I am stuck on this. Any suggestions would be helpful.
UPDATE
I am using cloudera CDH4 hadoop/hive distribution. The script that i ran is as follows
#!/bin/bash
HADOOP_HOME=/usr/lib/hadoop/client
HIVE_HOME=/usr/lib/hive
echo -e '1\x01foo' > /tmp/a.txt
echo -e '2\x01bar' >> /tmp/a.txt
HADOOP_CORE={{ls $HADOOP_HOME/hadoop*core*.jar}}
CLASSPATH=.:$HADOOP_CORE:$HIVE_HOME/conf
for i in ${HIVE_HOME}/lib/*.jar ; do
CLASSPATH=$CLASSPATH:$i
done
for i in ${HADOOP_HOME}/*.jar ; do
CLASSPATH=$CLASSPATH:$i
done
java -cp $CLASSPATH com.hive.test.HiveConnect
I had change HADOOP_CORE={{ls $HADOOP_HOME/hadoop-*-core.jar}} to HADOOP_CORE={{ls $HADOOP_HOME/hadoop*core*.jar}} as there was no jar file in my hadoop_home starting with hadoop- and ending with -core.jar. Is this correct? Also running the script gives the following error
/usr/lib/hadoop/client/hadoop*core*.jar}}: No such file or directory
Also i have modified the script to add hadoop client jars to classpath as the script threw the error that hadoop fileReader not found. So i added the following as well.

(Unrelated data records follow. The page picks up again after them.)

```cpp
extern "C" int cwf_conv(const struct cwf_conv_args* args, void* stream) {
  if (!args) return CWF_E_BADARG;
  const cwf_conv_args& d = *args;
  if (d.precision != CWF_FP32 && d.precision != CWF_BF16X3 && d.precision != CWF_BF16) return CWF_E_BADARG;
  const bool fp32 = d.precision == CWF_FP32;
  hipStream_t st = cwf_stream(stream);
  if (d.groups) {
    if (d.groups < 2 || d.groups > 3 || d.op != CWF_CONV3_S1 || d.in_scale || d.residual || d.out_scale || d.stats || d.nb_x || d.x16 ||
        d.y16 || d.w_raw)
      return CWF_E_BADARG;
    if (!fp32) return conv_grouped_impl(d, st);
    for (int q = 0; q < d.groups; ++q) {
      cwf_conv_args g = d;
      g.groups = 0; g.x = d.x + q * d.x_goff; g.y = d.y + q * d.y_goff; g.wpk = d.wpk_g[q]; g.bias = d.bias_g[q];
      const int rc = conv_fp32_launch(g, st);
      if (rc) return rc;
    }
    return 0;
  }
  if (d.x16) {
    if (d.precision != CWF_BF16 || d.in_scale || d.out_scale || d.y16 || !d.zero16 || ((uintptr_t)d.x16 & 15) || ((uintptr_t)d.zero16 & 15))
      return CWF_E_BADARG;
    if (d.Do != d.Di || d.Ho != d.Hi || d.Wo != d.Wi || !cwf_conv_x16_ok(d.op, d.N, d.Di, d.Hi, d.Wi, d.Cin, d.Cout))
      return CWF_E_BADARG;
    return conv_bf16_impl(d, st);
  }
  if (d.y16) {
    if (d.nb_x || d.out_scale) return CWF_E_BADARG;
    if (!fp32 && d.op == CWF_CONV1) {
      const int rc = conv_bf16_impl(d, st);
      if (rc != CWF_E_BADARG) return rc;
    }
// ... 17 lines not shown
```

### decouple-and-couple_learning_in_multi-modal_brain_tumor_segmentation_amd/cwf/_lib.py

```python
from __future__ import annotations

import ctypes as C
import os

_HERE = os.path.dirname(os.path.abspath(__file__))
LIB_PATH = os.path.join(_HERE, "libcwf_hip.so")

P = C.c_void_p
I = C.c_int
L = C.c_int64
F = C.c_float
U = C.c_uint32
U64 = C.c_uint64
D = C.c_double

SIGNATURES = {
    "cwf_version": [],
    "cwf_conv": [P, P],
    "cwf_conv_x16_ok": [I, I, I, I, I, I, I],
    "cwf_debug_wsd": [I],
    "cwf_debug_wsd_launches": [],
    "cwf_wgrad": [P, P, P],
    "cwf_debug_wgrad_bf16_plan": [P, P],
    "cwf_debug_wgrad_bf16_name": [I],
    "cwf_debug_wgrad_s2": [I],
    "cwf_debug_wgrad_s2_launches": [],
    "cwf_gather_split_bf16": [P, I, L, P],
    "cwf_wgrad_nsplit": [I, I, I, I, I, I, I],
    "cwf_wgrad_partial_floats": [I, I, I, I, I, I, I],
    "cwf_wgrad_slab_floats": [I, I, I],
    "cwf_wgrad_reduce": [P, I, L, P, P, P, P],
    "cwf_gather_batched": [P, I, L, P],
    "cwf_in_finalize": [P, P, P, I, L, F, P],
    "cwf_in_stats": [P, I, P, I, L, I, P],
    "cwf_norm_act_add": [P, I, P, P, F, P, I, P, I, I, L, I, P],
    "cwf_in_bwd_stats": [P, I, P, I, P, P, F, P, I, L, I, P],
    "cwf_in_bwd_apply": [P, I, P, I, P, P, F, P, P, I, P, I, I, L, I, P],
    "cwf_in_bwd_apply_ex": [P, I, P, I, P, P, F, P, P, I, P, I, P, P, I, L, I, P],
    "cwf_norm_act_add_ex": [P, I, P, P, F, P, I, P, I, P, I, L, I, P],
    "cwf_to_bf16": [P, I, P, P, F, P, I, L, I, P],
    "cwf_gemm": [P, L, L, L, L, P, L, L, L, L, P, L, L, L, P, P, L, L, L, I, I, I, I, I, F, I, I, P],
    "cwf_layernorm_fwd": [P, P, P, P, P, P, I, I, F, P],
    "cwf_layernorm_bwd": [P, P, P, P, P, P, P, P, I, I, I, P],
    "cwf_softmax_rows": [P, L, I, I, P],
    "cwf_softmax_rows_bwd": [P, P, L, I, I, P],
    "cwf_gelu_bwd": [P, P, P, L, P],
    "cwf_colsum": [P, L, I, I, P, I, P],
    "cwf_window_to_tokens": [P, I, P, I, I, I, I, I, I, I, I, P],
    "cwf_tokens_to_window": [P, P, I, I, I, I, I, I, I, I, I, I, P],
    "cwf_token_scores": [P, P, L, P, I, I, I, P],
    "cwf_topk": [P, P, I, I, I, P],
    "cwf_gather_tokens": [P, P, P, L, P, F, P, I, I, I, I, P],
    "cwf_gather_tokens_bwd": [P, P, P, P, P, L, I, I, I, I, P],
    "cwf_scatter_rows": [P, P, P, L, L, P, L, P, I, I, I, I, P],
    "cwf_scatter_rows_bwd": [P, P, P, P, L, P, I, P, L, L, P, L, I, I, I, I, P],
    "cwf_upsample_softmax": [P, I, P, I, I, I, I, I, I, P],
    "cwf_upsample_softmax_bwd": [P, P, P, I, I, I, I, I, I, I, P, P],
    "cwf_channel_softmax": [P, I, P, L, I, P],
    "cwf_channel_softmax_bwd": [P, P, P, I, L, I, P],
    "cwf_dice_ce_sums": [P, P, U, P, I, L, I, P],
    "cwf_dice_ce_finalize": [P, P, P, I, L, I, P],
    "cwf_dice_ce_bwd": [P, P, U, P, P, P, I, L, I, P],
    "cwf_adam_amsgrad": [P, I, L, C.c_double, C.c_double, C.c_double, C.c_double, C.c_double, I, I, P, P],
    "cwf_adam_amsgrad_scaled": [P, I, L, C.c_double, C.c_double, C.c_double, C.c_double, C.c_double, I, I, P, F, P],
    "cwf_grad_add": [P, P, P, L, P],
    "cwf_grad_norm_clip": [P, L, F, F, P, P, P],
    "cwf_adam_amsgrad_ex": [P, I, L, C.c_double, C.c_double, C.c_double, C.c_double, C.c_double, I, I, P, F, P, P, F, P],
    "cwf_optim_step": [I, P, I, L, C.c_double, C.c_double, P, C.c_double, C.c_double, C.c_double, I, I, P, C.c_double, C.c_double, I, I,
                       F, P, P, F, P],
    "cwf_wgrad_reduce_batched": [P, I, P],
    "cwf_dropout_mask": [P, L, F, F, C.c_uint64, C.c_uint64, P],
    "cwf_mul": [P, P, P, L, P],
    "cwf_add": [P, P, P, L, P],
    "cwf_channel_scale": [P, I, P, P, I, I, L, I, P],
    "cwf_copy_strided": [P, I, P, I, L, I, P],
    "cwf_add3": [P, P, P, P, L, P],
    "cwf_bcast3": [P, P, L, P],
    "cwf_stats_channel_sum": [P, P, I, I, P],
    "cwf_gemm_ex": [P, P],
    "cwf_debug_gemm_panel": [I],
    "cwf_debug_gemm_panel_launches": [],
    "cwf_attn_fwd": [P, L, P, L, I, I, I, I, F, P, U64, F, P],
    "cwf_attn_bwd": [P, L, P, L, P, I, I, I, I, F, P, U64, F, P],
    "cwf_attn_bwd_ws": [P, L, P, L, P, I, I, I, I, F, P, U64, F, P, L, P],
    "cwf_attn_bwd_ws_bytes": [I, I, I],
    "cwf_debug_attn_split": [I],
    "cwf_debug_attn_split_waves": [I],
    "cwf_debug_attn_split_launches": [],
    "cwf_ln_pair_fwd": [P, P, I, P, P, P, P, P, P, P, I, I, F, P],
    "cwf_ln_pair_bwd": [P, P, P, P, P, I, P, P, P, P, P, P, P, P, P, I, I, I, P],
    "cwf_gelu_bwd_drop": [P, P, P, L, P, U64, F, P],
    "cwf_token_scores2": [P, P, L, P, L, P, P, I, I, I, P],
    "cwf_topk_inv": [P, P, P, P, P, P, I, I, I, P],
    "cwf_index_inv": [P, P, I, I, I, P],
    "cwf_gather_multi": [P, I, I, I, I, F, P, F, P],
    "cwf_scatter_inv": [P, P, P, L, L, P, L, P, P, I, I, I, P],
    "cwf_scatter_bwd": [P, P, P, P, P, P, L, L, P, L, P, L, P, L, L, P, L, I, I, I, I, P],
    "cwf_debug_scatter_bwd": [I],
    "cwf_token_grad": [P, P, P, L, P, P, P, L, P, L, P, U64, U64, F, P, I, I, I, I, P],
    "cwf_head_grad": [P, P, P, P, L, P, P, I, I, P],
    "cwf_dice_ce_finalize_multi": [P, P, P, P, I, I, L, I, P],
    "cwf_head_loss_sums": [P, I, I, P, P, P, I, I, I, I, I, P],
    "cwf_head_loss_bwd": [P, I, I, P, P, P, P, P, I, P, I, I, I, I, I, P],
    "cwf_head_loss_bwd_ex": [P, I, I, P, P, P, P, P, I, I, P, I, I, I, I, I, P],
# ... 114 lines not shown
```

for i in ${HADOOP_HOME}/*.jar ; do
CLASSPATH=$CLASSPATH:$i
done
This executes the class file and runs the query "select * from test" but fails on "select column1 from test".
Still no success and the same error.
Since, it is running fine with the hive shell, can you check if the user with which you are running the hive shell and the java program (with JDBC) are the same?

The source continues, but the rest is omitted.